Almost Unavoidable Set type 1 with candidates 18 in R89C25.
-> R8C2 <> 1

Type 2:
Two unsolved corners + extra candidates.

Code: Select all

+-------+-------+-------+
| . . . | . . . | 9 4 . |
| . 1 9 | . 3 5 | . . 6 |
| . . 8 | . 6 . | 1 . . |
+-------+-------+-------+
| 6 2 . | . . 1 | 3 . 9 |
| . . . | . . . | . . . |
| 9 . . | . . . | . . 5 |
+-------+-------+-------+
| . . . | 3 . . | . . . |
| 2 5 6 | . 9 8 | 7 . . |
| 8 . 7 | . . . | . . . |
+-------+-------+-------+

... can be advanced (thought a handful of pretty hard steps, mind you) to here:

Code: Select all

   5   6   2 |    8   1   7 |    9   4   3
   7   1   9 |    4   3   5 |    8   2   6
   3   4   8 |    2   6   9 |    1   5   7
-------------+--------------+--------------
   6   2   4*|   57  58*  1 |    3  78   9
   1  78   5*|    9  48*  3 |  246 678  28
   9  78   3 |   67 248  26 |   24   1   5
-------------+--------------+--------------
   4   9   1 |    3   7  26 |    5  68  28
   2   5   6 |    1   9   8 |    7   3   4
   8   3   7 |   56  25   4 |   26   9   1


Almost Unavoidable Set type 2 with 45 in R45C35 + extra pair of 8s, one of which must be true.
We can eliminate 8 from cells that see both unsolved AUS corners:
-> R6C5 <> 8.

Type 3?:
There could also be a type 3, but I haven't found any in the wild yet.
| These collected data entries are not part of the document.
int gsa_run_to(gsa_ctx *c, int stage)
{
	if (!c || stage < 0 || stage > 8) return GSA_ERR_ARG;
	if (c->bnd.n && stage < 8 && !c->bundle_call) return gsa_fail(c, GSA_ERR_STATE, "gsa_run_to: the context holds a bundle (gsa_align_bundle runs it); gsa_set_query first");
	if (c->split) return gsa_fail(c, GSA_ERR_STATE, "gsa_run_to: a split contig is finished with gsa_finish_contig");
	GSA_CHECK(c, hipSetDevice(c->device));
	int rc = GSA_OK;
	auto t_prev = std::chrono::steady_clock::now();
	while (c->stage < stage && rc == GSA_OK) {
		const int next = c->stage + 1;
		switch (next) {
		case 1: rc = stage1_seed(c); break;
		case 2: rc = stage2_chain(c); break;
		case 3: rc = stage345_refine(c); if (rc == GSA_OK && c->bnd.n) bundle_split_lists(c); break;
		case 4: case 5: case 6: rc = host_stage4_5_6(c, next); break;
		case 7: if (c->bnd.n) bundle_join_lists(c); rc = stage7_fill(c); break;
		case 8: rc = stage78_extend(c); if (rc == GSA_OK) rc = host_stage8_finish(c); break;
		}
		if (rc == GSA_OK) { c->stage = next; c->frags_stage = (next == 8) ? 8 : 0; }
		{ const auto t_now = std::chrono::steady_clock::now(); c->wall_ms[next] += std::chrono::duration<double, std::milli>(t_now - t_prev).count(); t_prev = t_now; }
	}
	if (stage == 8) c->wall_n++;
	if (const unsigned long long ov = gsa_take_grid_overflow()) rc = gsa_fail(c, GSA_ERR_LIMIT, "a kernel launch of " + std::to_string(ov) + " work-items (>= 2^32) was needed: contig too large for this build");
	if (rc == GSA_OK) { GSA_CHECK(c, hipStreamSynchronize(c->stream)); collect_events(c); }
	if (c->early_in_flight && (rc != GSA_OK || !c->early_consumed)) GSA_CHECK(c, hipStreamSynchronize(c->stream_aux[0]));
	return rc;
}

static int align_uploaded(gsa_ctx *c, gsa_result *out);
int gsa_align_contig(gsa_ctx *c, const char *query, int32_t qlen, gsa_result *out)
{
	if (!c || !out) return GSA_ERR_ARG;
	int rc = gsa_set_query(c, query, qlen); if (rc) return rc;
	return align_uploaded(c, out);
}
int gsa_align_contig_device(gsa_ctx *c, const char *d_query, int32_t qlen, gsa_result *out)
{
	if (!c || !out) return GSA_ERR_ARG;
	int rc = gsa_set_query_device(c, d_query, qlen); if (rc) return rc;
	return align_uploaded(c, out);
}
static int align_uploaded(gsa_ctx *c, gsa_result *out)
{
	int rc;
	c->dp_timeout = false;
	rc = gsa_run_to(c, 8);
	if (rc == GSA_ERR_STATE && c->dp_timeout && !c->dp_safe) {
		c->dp_timeout = false; c->dp_safe = true;
		rc = gsa_rewind(c);
		if (rc == GSA_OK) rc = gsa_run_to(c, 8);
		c->dp_safe = false;
	}
	if (rc) return rc;
	return gsa_get_blocks(c, out);
}

struct BundleSrc { const uint8_t *p; i32 len, _pad; };
__global__ void __launch_bounds__(256) k_bundle_gather(const i32 *__restrict__ off, const uint16_t *__restrict__ chunk_contig, const BundleSrc *__restrict__ src, uint8_t *dst)
{
	const i32 chunk = blockIdx.x, ci = chunk_contig[chunk];
	const i64 g0 = (i64)chunk * GSA_CHUNK; const i32 l0 = (i32)(g0 - off[ci]);
	const BundleSrc sc = src[ci];
	const i32 have = sc.len - l0 < GSA_CHUNK ? sc.len - l0 : GSA_CHUNK;
	for (i32 t = threadIdx.x; t < GSA_CHUNK; t += 256) dst[g0 + t] = t < have ? sc.p[l0 + t] : (uint8_t)'N';
}

static int set_query_bundle(gsa_ctx *c, const char *const *query, const int32_t *qlen, int32_t n, bool dev_q)
{
	if (n < 1 || n > GSA_BUNDLE_MAX_CONTIGS) return gsa_fail(c, GSA_ERR_ARG, "gsa_align_bundle: 1 .. 4096 contigs");
	GSA_CHECK(c, hipSetDevice(c->device));
	if (int rc = reset_run_state(c)) return rc;
	int w = 0;
	if (!dev_q) { if (int rc = slot_acquire(c, query, qlen, n, &w)) return rc; }
	else {
		w = (c->q_cur == 1 && !c->qs[1].pending) ? 1 : 0;
		if (c->qs[w].pending) w ^= 1;
		if (c->qs[w].pending) return gsa_fail(c, GSA_ERR_STATE, "both query slots hold prefetched contigs");
		QuerySlot &s = c->qs[w];
		slot_wait(s);
		for (int k = 0; k < n; k++) if (qlen[k] > 0) {
			hipPointerAttribute_t at;
			if (!query[k] || hipPointerGetAttributes(&at, query[k]) != hipSuccess || at.type != hipMemoryTypeDevice || at.device != c->device) { (void)hipGetLastError(); return gsa_fail(c, GSA_ERR_ARG, "gsa_align_bundle (GSA_MANY_DEVICE): not a device buffer of this context's GPU"); }
		}
		if (int rc = slot_layout(c, s, query, qlen, n)) return rc;
		const i64 n_chunks = s.tot / GSA_CHUNK;
		s.o_cc = ((size_t)n + 1) * 4; s.o_src = (s.o_cc + (size_t)n_chunks * 2 + 15) & ~(size_t)15;
		const size_t t_bytes = s.o_src + (size_t)n * sizeof(BundleSrc);
		if (!slot_ensure_bytes(c, s.p_bndtab, t_bytes + 16, true) || !slot_ensure_bytes(c, s.d_bndtab, t_bytes + 16, false) || !slot_ensure_bytes(c, s.d_query, (size_t)s.tot + 64, false)) return GSA_ERR_NOMEM;
		uint8_t *ht = s.p_bndtab.as<uint8_t>();
		memcpy(ht, s.b_off.data(), s.o_cc);
		{ uint16_t *cc = (uint16_t *)(ht + s.o_cc); for (int k = 0; k < n; k++) for (i64 ch = s.b_off[(size_t)k] / GSA_CHUNK; ch < s.b_off[(size_t)k + 1] / GSA_CHUNK; ch++) cc[ch] = (uint16_t)k; }
		{ BundleSrc *bs = (BundleSrc *)(ht + s.o_src); for (int k = 0; k < n; k++) { bs[k].p = (const uint8_t *)query[k]; bs[k].len = qlen[k]; bs[k]._pad = 0; } }
		GSA_CHECK(c, hipMemcpyAsync(s.d_bndtab.p, ht, t_bytes, hipMemcpyHostToDevice, c->stream));
		const uint8_t *dt = s.d_bndtab.as<uint8_t>();
		if (s.tot > 0) {
			hipLaunchKernelGGL(k_bundle_gather, dim3((unsigned)n_chunks), dim3(256), 0, c->stream, (const i32 *)dt, (const uint16_t *)(dt + s.o_cc), (const BundleSrc *)(dt + s.o_src), s.d_query.as<uint8_t>());
			GSA_CHECK(c, hipGetLastError());
		}
	}
	const QuerySlot &s = c->qs[w];
	c->q_cur = w; c->b_off = s.b_off; c->b_qlen = s.b_qlen;
	const uint8_t *dt = s.d_bndtab.as<uint8_t>();
	c->q_dev = s.d_query.as<uint8_t>();
	c->qlen = (i32)s.tot;
	c->bnd.n = n; c->bnd.lmax = s.lmax; c->bnd.off = (const i32 *)dt; c->bnd.chunk_contig = (const uint16_t *)(dt + s.o_cc);
	c->bnd.pds = (2 * c->G + (i64)s.lmax + (i64)c->prm.MaxIndelSize + 64 + 31) & ~31ll;
	c->qbits = ceil_log2_u64((u64)s.tot + 1); if (c->qbits < 1) c->qbits = 1;
	c->pd_span = (i64)n * c->bnd.pds + 2;
	c->pdbits = ceil_log2_u64((u64)c->pd_span);
	if (c->qbits + c->pdbits > 64) return gsa_fail(c, GSA_ERR_LIMIT, "bundle too long for the 64-bit seed key");
	return GSA_OK;
}

static void bundle_result(gsa_ctx *c, int k, const std::vector<i64> &a0, size_t blk_at, gsa_result *out)
{
	out->n_blocks = c->b_nblk[(size_t)k]; out->blocks = c->h_blocks.data() + blk_at;
	out->n_frags = c->b_frag0[(size_t)k + 1] - c->b_frag0[(size_t)k]; out->recs = c->p_frags.as<gsa_rec>() + c->b_frag0[(size_t)k];
	out->n_aln = a0[(size_t)k + 1] - a0[(size_t)k]; out->aln1 = c->h_taln1 + a0[(size_t)k]; out->aln2 = c->h_taln2 + a0[(size_t)k];
}

int gsa_align_bundle(gsa_ctx *c, const char *const *query, const int32_t *qlen, int32_t n, uint32_t flags, gsa_result *out)
{
	if (!c || !query || !qlen || !out || (flags & ~(uint32_t)GSA_MANY_DEVICE)) return GSA_ERR_ARG;
	int rc = set_query_bundle(c, query, qlen, n, (flags & GSA_MANY_DEVICE) != 0); if (rc) return rc;
	c->dp_timeout = false;
	c->bundle_call = true;
	struct Clear { gsa_ctx *c; ~Clear() { c->bundle_call = false; } } clear_{ c };
	rc = gsa_run_to(c, 8);
	if (rc == GSA_ERR_STATE && c->dp_timeout && !c->dp_safe) {
		c->dp_timeout = false; c->dp_safe = true;
		{ const Bundle keep = c->bnd; rc = reset_run_state(c); c->bnd = keep; }
		if (rc == GSA_OK) rc = gsa_run_to(c, 8);
		c->dp_safe = false;
	}
	if (rc) return rc;
	const size_t nfb = c->b_blk0.empty() ? 0 : (size_t)c->b_blk0[(size_t)n];
	if (nfb == 0 || c->n_frags == 0) {
		for (int k = 0; k < n; k++) { out[k].n_blocks = 0; out[k].n_frags = 0; out[k].n_aln = 0; out[k].blocks = nullptr; out[k].recs = nullptr; out[k].aln1 = out[k].aln2 = nullptr; }
		return GSA_OK;
	}
	std::vector<i64> a0((size_t)n + 1, c->n_aln);
	for (int k = n - 1; k >= 0; k--) a0[(size_t)k] = c->b_blk0[(size_t)k] < c->b_blk0[(size_t)k + 1] ? c->p_ba0.as<i64>()[k] : a0[(size_t)k + 1];
	size_t at = 0;
	for (int k = 0; k < n; k++) { bundle_result(c, k, a0, at, &out[k]); at += (size_t)c->b_nblk[(size_t)k]; }
	return GSA_OK;
}

int gsa_seed_chunks(gsa_ctx *c, const char *query, int32_t qlen, int32_t chunk_beg, int32_t chunk_end)
{
	if (!c || chunk_beg < 0 || chunk_end < chunk_beg) return GSA_ERR_ARG;
	int rc = gsa_set_query(c, query, qlen); if (rc) return rc;
	c->split = true; c->rng_beg = chunk_beg; c->rng_end = chunk_end;
	rc = stage1_seed(c);
	if (rc == GSA_OK) GSA_CHECK(c, hipStreamSynchronize(c->stream));
	collect_events(c);
	return rc;
}

int64_t gsa_hit_count(gsa_ctx *c) { return (c && c->split) ? c->n_seeds : 0; }

int gsa_export_hits(gsa_ctx *c, uint64_t *keys, uint32_t *vals)
{
	if (!c || !c->split) return c ? gsa_fail(c, GSA_ERR_STATE, "gsa_seed_chunks first") : GSA_ERR_ARG;
	if (c->n_seeds == 0) return GSA_OK;
	if (!keys || !vals) return GSA_ERR_ARG;
	GSA_CHECK(c, hipSetDevice(c->device));
	GSA_CHECK(c, hipMemcpyAsync(keys, c->d_key_a.p, (size_t)c->n_seeds * 8, hipMemcpyDefault, c->stream));
	GSA_CHECK(c, hipMemcpyAsync(vals, c->d_val_a.p, (size_t)c->n_seeds * 4, hipMemcpyDefault, c->stream));
	GSA_CHECK(c, hipStreamSynchronize(c->stream));
	return GSA_OK;
}

int gsa_import_hits(gsa_ctx *c, const uint64_t *keys, const uint32_t *vals, int64_t n)
{
	if (!c || n < 0 || (n > 0 && (!keys || !vals))) return GSA_ERR_ARG;
	if (!c->split || c->stage != 0) return gsa_fail(c, GSA_ERR_STATE, "gsa_seed_chunks first");
	GSA_CHECK(c, hipSetDevice(c->device));
	return stage1_import_hits(c, (const u64 *)keys, (const u32 *)vals, n);
}

int gsa_finish_contig(gsa_ctx *c, gsa_result *out)
{
	if (!c || !out) return GSA_ERR_ARG;
	if (!c->split || c->stage != 0) return gsa_fail(c, GSA_ERR_STATE, "gsa_seed_chunks first");
	GSA_CHECK(c, hipSetDevice(c->device));
	int rc = stage1_finish_split(c); if (rc) return rc;
	c->stage = 1; c->split = false;
	c->dp_timeout = false;
	rc = gsa_run_to(c, 8);
	if (rc == GSA_ERR_STATE && c->dp_timeout && !c->dp_safe) {
		c->dp_timeout = false; c->dp_safe = true;
		rc = rewind_to_hits(c);
		if (rc == GSA_OK) rc = gsa_run_to(c, 8);
		c->dp_safe = false;
	}
	if (rc) return rc;
	return gsa_get_blocks(c, out);
}

int gsa_hit_buffers(gsa_ctx *c, const uint64_t **keys, const uint32_t **vals)
{
	if (!c || !keys || !vals) return GSA_ERR_ARG;
	if (!c->split) return gsa_fail(c, GSA_ERR_STATE, "gsa_seed_chunks first");
	*keys = c->d_key_a.as<uint64_t>(); *vals = c->d_val_a.as<uint32_t>();
	return GSA_OK;
}

static int align_split(gsa_ctx *const *grp, int n_grp, const char *query, int32_t qlen, gsa_result *out)
{
	const int32_t n_chunks = (int32_t)(((int64_t)qlen + GSA_CHUNK - 1) / GSA_CHUNK);
	std::vector<int> rcs((size_t)n_grp, GSA_OK);
	std::vector<std::thread> th;
	auto range = [&](int k, int32_t &b, int32_t &e) { const int32_t base = n_chunks / n_grp, extra = n_chunks % n_grp; b = k * base + (k < extra ? k : extra); e = b + base + (k < extra ? 1 : 0); };
	for (int k = 1; k < n_grp; k++) th.emplace_back([&, k] { int32_t b, e; range(k, b, e); rcs[(size_t)k] = gsa_seed_chunks(grp[k], query, qlen, b, e); });
	{ int32_t b, e; range(0, b, e); rcs[0] = gsa_seed_chunks(grp[0], query, qlen, b, e); }
	for (std::thread &t : th) t.join();
	for (int k = 0; k < n_grp; k++) if (rcs[(size_t)k] != GSA_OK) { if (k) gsa_fail(grp[0], rcs[(size_t)k], std::string("helper context: ") + gsa_last_error(grp[k])); return rcs[(size_t)k]; }
	for (int k = 1; k < n_grp; k++) {
		const uint64_t *kp = nullptr; const uint32_t *vp = nullptr;
		int rc = gsa_hit_buffers(grp[k], &kp, &vp);
		if (rc == GSA_OK) rc = gsa_import_hits(grp[0], kp, vp, gsa_hit_count(grp[k]));
		if (rc != GSA_OK) return rc;
	}
	return gsa_finish_contig(grp[0], out);
}

int gsa_call_variants(gsa_ctx *c, int32_t k, gsa_variants *out)
{
	if (!c || !out) return GSA_ERR_ARG;
	out->n = 0; out->v = nullptr; out->n_snv = out->n_ins = out->n_del = 0;
	if (c->stage != 8 || c->split) return gsa_fail(c, GSA_ERR_STATE, "gsa_call_variants: the context holds no finished (stage 8) result");
	if (c->q_cur == -2) return gsa_fail(c, GSA_ERR_STATE, "gsa_call_variants: the contig's device copy was overwritten by a prefetch");
	if (k < 0 || k >= (c->bnd.n ? c->bnd.n : 1)) return gsa_fail(c, GSA_ERR_ARG, "gsa_call_variants: contig index out of range");
	GSA_CHECK(c, hipSetDevice(c->device));
	return call_variants(c, k, out);
}

int gsa_get_variant_timing(gsa_ctx *c, double *ms_sum, int64_t *n_calls)
{
	if (!c || !ms_sum || !n_calls) return GSA_ERR_ARG;
	*ms_sum = c->var_ms_sum; *n_calls = (int64_t)c->var_calls;
	return GSA_OK;
}

int gsa_block_cigars(gsa_ctx *c, int32_t k, gsa_cigars *out)
{
	if (!c || !out) return GSA_ERR_ARG;
	out->n_blocks = 0; out->n_ops = 0; out->blk = nullptr; out->ops = nullptr;
	if (c->stage != 8 || c->split) return gsa_fail(c, GSA_ERR_STATE, "gsa_block_cigars: the context holds no finished (stage 8) result");
	if (c->q_cur == -2) return gsa_fail(c, GSA_ERR_STATE, "gsa_block_cigars: the contig's device copy was overwritten by a prefetch");
	if (k < 0 || k >= (c->bnd.n ? c->bnd.n : 1)) return gsa_fail(c, GSA_ERR_ARG, "gsa_block_cigars: contig index out of range");
	GSA_CHECK(c, hipSetDevice(c->device));
	const auto t0 = std::chrono::steady_clock::now();
	const int rc = block_cigars(c, k, out);
	c->cig_ms_sum += std::chrono::duration<double, std::milli>(std::chrono::steady_clock::now() - t0).count(); c->cig_calls++;
	return rc;
}

int gsa_get_cigar_timing(gsa_ctx *c, double *ms_sum, int64_t *n_calls)
{
	if (!c || !ms_sum || !n_calls) return GSA_ERR_ARG;
	*ms_sum = c->cig_ms_sum; *n_calls = (int64_t)c->cig_calls;
	return GSA_OK;
}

It should manifest itself as two unsolved corners + a combination of extra candidates, accompanied by a naked subset consisting of the same candidates. All subset candidates can be eliminated from their intersection.

I don't think there exists a AUS type 4, since none of the candidates can be in both the unsolved corners, since they would be eliminated by their solved neighbours.

That's it for now. Suggestions? Critique?

Vidar

[Neunmalneun]

Code: Select all

 

 
 *-----------------------------------------------------------*
 | 3     6     14    | 14    7     29    | 29    8     5     |
 | 7     29    8     | 3     24    5     | 2469  46    1     |
 | 49    129   5     | 8     6     129   | 2479  3     479   |
 |-------------------+-------------------+-------------------|
 | 28    5     9     | 147   3     246   | 18    467   478   |
 | 28    4     67    | 5     129   126   | 3     167   789   |
 | 1     3     67    | 47    49    8     | 4679  5     2     |
 |-------------------+-------------------+-------------------|
 | 6     7     134   | 9     5     34    | 18    2     48    |
 | 49    19    2     | 6     8     47    | 5     147   3     |
 | 5     8     34    | 2     14    1347  | 47    9     6     |
 *-----------------------------------------------------------*


There is another AUR in your example. The 34s in R79C36 leave two possibilities: either R7C3 is 1 or you can eliminate 34 in R9C6. The other way round: if R9C6 is 34, R7C3 has to be 1 (Uniqueness rule).

Without complicated chains and loops (at least too complicated for me) it is obvious that a 3 in R9C6 (and consequently a 4 in R9C3 and a 1 in R7C3) would lead to a contradiction in box 7 (leaving only two 9s for R8C12). So R9C6 <> 3 and R7C6 = 3

[ronk]

I have now dubbed this trick "Almost Unavoidable Set", since that's pretty much what it is.

Having not dealt with "unavoidable sets" before, let me describe what I understand. Then please set me straight.

Two repeated digits in the shape of a rectangle is one example of a "set".

Code: Select all

  .  a  .  |  b  .  .
  .  .  .  |  .  .  .
  .  b  .  |  a  .  .

If any of the four cells contains a given, a clue, the set is an "unavoidable set". If none of the four cells contains a given, it follows that the "unavoidable set" is avoidable. IOW, if none of the four cells contains a given, the set is an "avoidable set".

If any of the four cells contain candidates [edit: AND none of the four cells contains a clue], it seems we would then have an "almost avoidable set", but that's not what you came up with. What am I missing?

Ron

P.S. I'd like to see AUS used for Almost Unique Swordfish. And with a AAS here, who knows, we might soon have an A?S elsewhere.

P.P.S. I'm having a little fun with words here, but am serious about the question above.